Hari Nef kindly agreed to meet me on Thursday afternoon to chat about the new installation dedicated to Candy Darling—the late and very legendary actress, diarist, and cultural icon—now open at photographer Ethan James Green’s New York Life Gallery. (It runs until May 31.) The installation “Pieces of Candy: 10 Artists Celebrate Candy Darling” features artworks presented in two vitrines, with visions of Darling by Drake Carr, Connie Fleming, Jimmy Paul, Lorena Pain, Kabuki Starshine, Sunny Suits, Billy Sullivan, Tabboo!, Elliot Vera, and Jimmy Wright. All were created (with the exception of Tabboo!’s, which dates from 2005), for the 15th-anniversary issue of Luis Venegas’s magazine Candy.

“I can’t imagine anyone other than Ethan, or anywhere else that would create space, not only for Candy to be celebrated in an art world context but for these specific artists to share their perspective,” said Nef. “This feels more contemporary and urgent than the canonical visions of Candy that we already know and love, so shout-out to Ethan and shout-out to Luis for creating a world where transversal beauty is celebrated—and in a magazine named after Candy, because who else could it be named after?”

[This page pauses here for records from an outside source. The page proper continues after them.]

template <int NWV>
__global__ __launch_bounds__(64 * NWV) void split_recheck_regions_kernel(const kge_lp_desc d, const float *__restrict__ s_true,
                                                                        const int32_t *__restrict__ list, int32_t region_cap,
                                                                        const int32_t *__restrict__ region_count, int n_regions,
                                                                        int ldq, int seg_cols, int32_t *raw_count, float *list_stat,
                                                                        int32_t *list_count)
{
    extern __shared__ __attribute__((aligned(16))) float rr_smem[];
    const int tid = threadIdx.x, lane = tid & 63, wv = tid >> 6;
    float *qrows = rr_smem;
    float *es = rr_smem + RR_ROWS * ldq + wv * 64 * KGE_PS_LD;
    const int K = d.K0 + d.K1;
    int n_block = 0;
    auto stage = [&](int64_t q0, int c0, int c1) {
        const int np = (c1 - c0) >> 2;
        for (int idx = tid; idx < RR_ROWS * np; idx += 64 * NWV) {
            const int rr = idx / np, pc = idx - rr * np;
            const int64_t q = min(q0 + rr, d.B - 1);
            const int col = c0 + pc * 4;
            const float4 v = col < d.K0 ? *reinterpret_cast<const float4 *>(d.A0 + q * d.lda0 + col)
                                        : *reinterpret_cast<const float4 *>(d.A1 + q * d.lda1 + (col - d.K0));
            *reinterpret_cast<float4 *>(qrows + rr * ldq + pc * 4) = v;
        }
    };
    auto chain = [&](float acc, int ci, const float *qrow, int c0, int c1) -> float {
        if (c0 < d.K0) acc = recheck_e_segment(d.T0 + c0, d.ldt0, min(c1, d.K0) - c0, ci, qrow, es, acc);
        if (c1 > d.K0 && d.K1 > 0) {
            const int s0 = max(c0, d.K0);
            acc = recheck_e_segment(d.T1 + (s0 - d.K0), d.ldt1, c1 - s0, ci, qrow + (s0 - c0), es, acc);
        }
        return acc;
    };
    for (int reg = blockIdx.x; reg < n_regions; reg += gridDim.x) {
        const int n = (int)min((unsigned)region_count[reg], (unsigned)region_cap);
        if (n == 0) continue;
        n_block += n;
        const int64_t q0 = (int64_t)(reg / 3) * RR_PANEL + (reg % 3) * RR_ROWS;
        const int2 *ent = reinterpret_cast<const int2 *>(list) + (int64_t)reg * region_cap;
        if (K <= seg_cols) {
            __syncthreads();
            stage(q0, 0, K);
            __syncthreads();
            for (int c0 = wv * 64; c0 < n; c0 += NWV * 64) {
                const int pi = c0 + lane;
                const bool valid = pi < n;
                const int2 e = ent[valid ? pi : c0];
                const int qi = e.x, ci = e.y;
                const float acc = chain(0.0f, ci, qrows + (int)(qi - q0) * ldq, 0, K);
                const float sc = lp_epilogue_any(d, acc, qi, ci);
                if (valid && !(sc >= s_true[qi])) atomicSub(&raw_count[qi], 1);
            }
            continue;
        }
        for (int b0 = 0; b0 < n; b0 += NWV * 64 * RR_G) {
            float acc[RR_G];
            int qi[RR_G], ci[RR_G];
#pragma unroll
            for (int g = 0; g < RR_G; ++g) {
                const int c0 = b0 + (g * NWV + wv) * 64;
                const int pi = c0 + lane;
                const int2 e = ent[min(pi < n ? pi : c0, n - 1)];
                qi[g] = e.x; ci[g] = e.y; acc[g] = 0.0f;
            }
            for (int c0 = 0; c0 < K; c0 += seg_cols) {
                const int c1 = min(K, c0 + seg_cols);
                __syncthreads();
                stage(q0, c0, c1);
                __syncthreads();
#pragma unroll
                for (int g = 0; g < RR_G; ++g)
                    if (b0 + (g * NWV + wv) * 64 < n)
                        acc[g] = chain(acc[g], ci[g], qrows + (int)(qi[g] - q0) * ldq, c0, c1);
            }
#pragma unroll
            for (int g = 0; g < RR_G; ++g) {
                const int pi = b0 + (g * NWV + wv) * 64 + lane;
                if (pi < n) {
                    const float sc = lp_epilogue_any(d, acc[g], qi[g], ci[g]);
                    if (!(sc >= s_true[qi[g]])) atomicSub(&raw_count[qi[g]], 1);
                }
            }
        }
    }
    if (tid == 0 && n_block > 0) {
        if (list_stat) atomicAdd(list_stat, (float)n_block);
        if (list_count) atomicAdd(list_count, n_block);
    }
}

template <int NWAVES, bool DBG, int PM, int GS = 0, int LV = 0>
int launch_split(const SplitParams &p, int grid, hipStream_t s)
{
    auto k = lp_split_count_kernel<NWAVES, DBG, PM, GS, LV>;
    static int attr_dev[16];
    if (int e = kge_ensure_dyn_smem(reinterpret_cast<const void *>(k), SMEM_BYTES, attr_dev)) return e;
    hipLaunchKernelGGL(k, dim3(grid), dim3(64 * NWAVES), SMEM_BYTES, s, p);
    KGE_CHECK_LAUNCH();
    return 0;
}

int split_num_cus()
{
    static int n = 0;
    if (n == 0) {
        int dev = 0;
        hipDeviceProp_t prop;
        if (hipGetDevice(&dev) == hipSuccess && hipGetDeviceProperties(&prop, dev) == hipSuccess)
            n = prop.multiProcessorCount;
        if (n <= 0) n = 256;
    }
    return n;
}

inline int64_t round_up(int64_t x, int64_t m) { return (x + m - 1) / m * m; }

}

extern "C" int kge_lp_split_units(int K, int with_aug)
{
    return (int)round_up((K + (with_aug ? 1 : 0) + 15) / 16, 2);
}

extern "C" int64_t kge_lp_split_rows_padded(int64_t rows, int is_query) { return round_up(rows, is_query ? TQ : TC); }

extern "C" int kge_lp_split_rows(const float *X0, int64_t ld0, int K0, const float *X1, int64_t ld1, int K1,
                                 int64_t rows, int is_query, int aug_mode, const float *aug, float aug_mul,
                                 const float *norm2max0, const float *norm2max1, void *out, float *cell_ss,
                                 const int64_t *row_index, kge_stream_t stream)
{
    if (rows < 0 || K0 <= 0 || K1 < 0 || ld0 < K0 || (K1 > 0 && ld1 < K1) || aug_mode < 0 || aug_mode > 4)
        return KGE_EINVAL;
    if (rows == 0 && is_query) return 0;
    if ((rows > 0 && !X0) || (rows > 0 && K1 > 0 && !X1) || !out || ((aug_mode == 1 || aug_mode == 3) && rows > 0 && !aug))
        return KGE_EINVAL;
    SplitRowsParams p;
    p.X0 = X0; p.X1 = X1; p.ld0 = ld0; p.ld1 = ld1; p.K0 = K0; p.K1 = K1;
    p.rows = rows;
    p.rows_p = kge_lp_split_rows_padded(rows, is_query);
    p.aug_mode = aug_mode; p.aug = aug; p.aug_mul = aug_mul;
    p.nmax0 = norm2max0; p.nmax1 = norm2max1;
    p.units_p = kge_lp_split_units(K0 + K1, aug_mode != 0);
    p.out = reinterpret_cast<uint4 *>(out);
    p.cell_ss = cell_ss;
    p.row_index = row_index;
    const int64_t total = (p.rows_p / 16) * ((p.units_p + 15) / 16);
    if (total == 0) return 0;
    const int grid = (int)(total < 65536 ? total : 65536);
    hipLaunchKernelGGL(split_rows_kernel, dim3(grid), dim3(256), 0, kge_s(stream), p);
    KGE_CHECK_LAUNCH();
    return 0;
}

extern "C" int kge_lp_hi_units(int K) { return (int)round_up((K + 2 + 15) / 16, 4); }

static int hi_rows_impl(const float *X0, int64_t ld0, int K0, const float *X1, int64_t ld1, int K1, int64_t rows,
                        int is_query, int aug_mode, const float *aug, float aug_mul, const float *norm2max0,
                        const float *norm2max1, void *out, float *dn2, float *dn2max, const int64_t *row_index,
                        int frag, kge_stream_t stream)
{
    if (rows < 0 || K0 <= 0 || K1 < 0 || ld0 < K0 || (K1 > 0 && ld1 < K1) || aug_mode < 1 || aug_mode > 4) return KGE_EINVAL;
    if (rows == 0 && is_query) return 0;
    if ((rows > 0 && !X0) || (rows > 0 && K1 > 0 && !X1) || !out || ((aug_mode == 1 || aug_mode == 3) && rows > 0 && !aug))
        return KGE_EINVAL;
    HiRowsParams p;
    p.X0 = X0; p.X1 = X1; p.ld0 = ld0; p.ld1 = ld1; p.K0 = K0; p.K1 = K1;
    p.rows = rows;
    p.rows_p = kge_lp_split_rows_padded(rows, is_query);
    p.aug_mode = aug_mode; p.aug = aug; p.aug_mul = aug_mul;
    p.nmax0 = norm2max0; p.nmax1 = norm2max1;
    p.units_p = kge_lp_hi_units(K0 + K1);
    p.out = reinterpret_cast<uint4 *>(out);
    p.dn2 = dn2; p.dn2max = dn2max; p.row_index = row_index;
    p.frag = frag;
    p.nm_bmax = nullptr; p.nm_blocks = 0; p.dn_bmax = nullptr; p.prev_nmax = nullptr; p.nm_out = nullptr;
    const int64_t blocks = p.rows_p / 16;
    if (blocks == 0) return 0;
    const int64_t cap = dn2max ? 2 * (int64_t)split_num_cus() : 65536;
    hipLaunchKernelGGL(hi_rows_kernel, dim3((int)(blocks < cap ? blocks : cap)), dim3(256), 0, kge_s(stream), p);
    KGE_CHECK_LAUNCH();
    return 0;
}

extern "C" int kge_lp_hi_rows(const float *X0, int64_t ld0, int K0, const float *X1, int64_t ld1, int K1, int64_t rows,
                              int is_query, int aug_mode, const float *aug, float aug_mul, const float *norm2max0,
                              const float *norm2max1, void *out, float *dn2, float *dn2max, const int64_t *row_index,
                              kge_stream_t stream)
{
    return hi_rows_impl(X0, ld0, K0, X1, ld1, K1, rows, is_query, aug_mode, aug, aug_mul, norm2max0, norm2max1, out, dn2,
                        dn2max, row_index, 0, stream);
}

extern "C" int kge_lp_hi_rows_frag(const float *X0, int64_t ld0, int K0, const float *X1, int64_t ld1, int K1, int64_t rows,
                                   int aug_mode, const float *aug, float aug_mul, const float *norm2max0,
                                   const float *norm2max1, void *out, float *dn2, float *dn2max, kge_stream_t stream)
{
    return hi_rows_impl(X0, ld0, K0, X1, ld1, K1, rows, 0, aug_mode, aug, aug_mul, norm2max0, norm2max1, out, dn2, dn2max,
                        nullptr, 1, stream);
}

extern "C" int kge_lp_dot_table_prep_blocks(int64_t rows, int which)
{
    if (which == 0) { const int64_t b = (rows + 63) / 64; return (int)(b < 2048 ? (b > 0 ? b : 1) : 2048); }
    const int64_t b = kge_lp_split_rows_padded(rows, 0) / 16;
    return (int)(b < 4096 ? (b > 0 ? b : 1) : 4096);
}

Nef—who herself appears in the new issue of Candy—is here not only because she can provide an erudite and thoughtful take on the work, but because her interest is both intensely personal and professional. She’s currently looking to put into production her movie script about Darling, who she will also play. Darling’s cultural resonance has never been stronger, nor the timing for Nef’s movie more right: A downtown blonde Venus representative of the late-’60s and early ’70s Warhol Factory era, she was a transgender trailblazer on the precipice of a burgeoning acting career before her death at the age of 29 in 1974. Given where we are in the world right now, both this installation and Nef’s planned movie remind us of the importance of continuing to remember, and honor, Candy Darling.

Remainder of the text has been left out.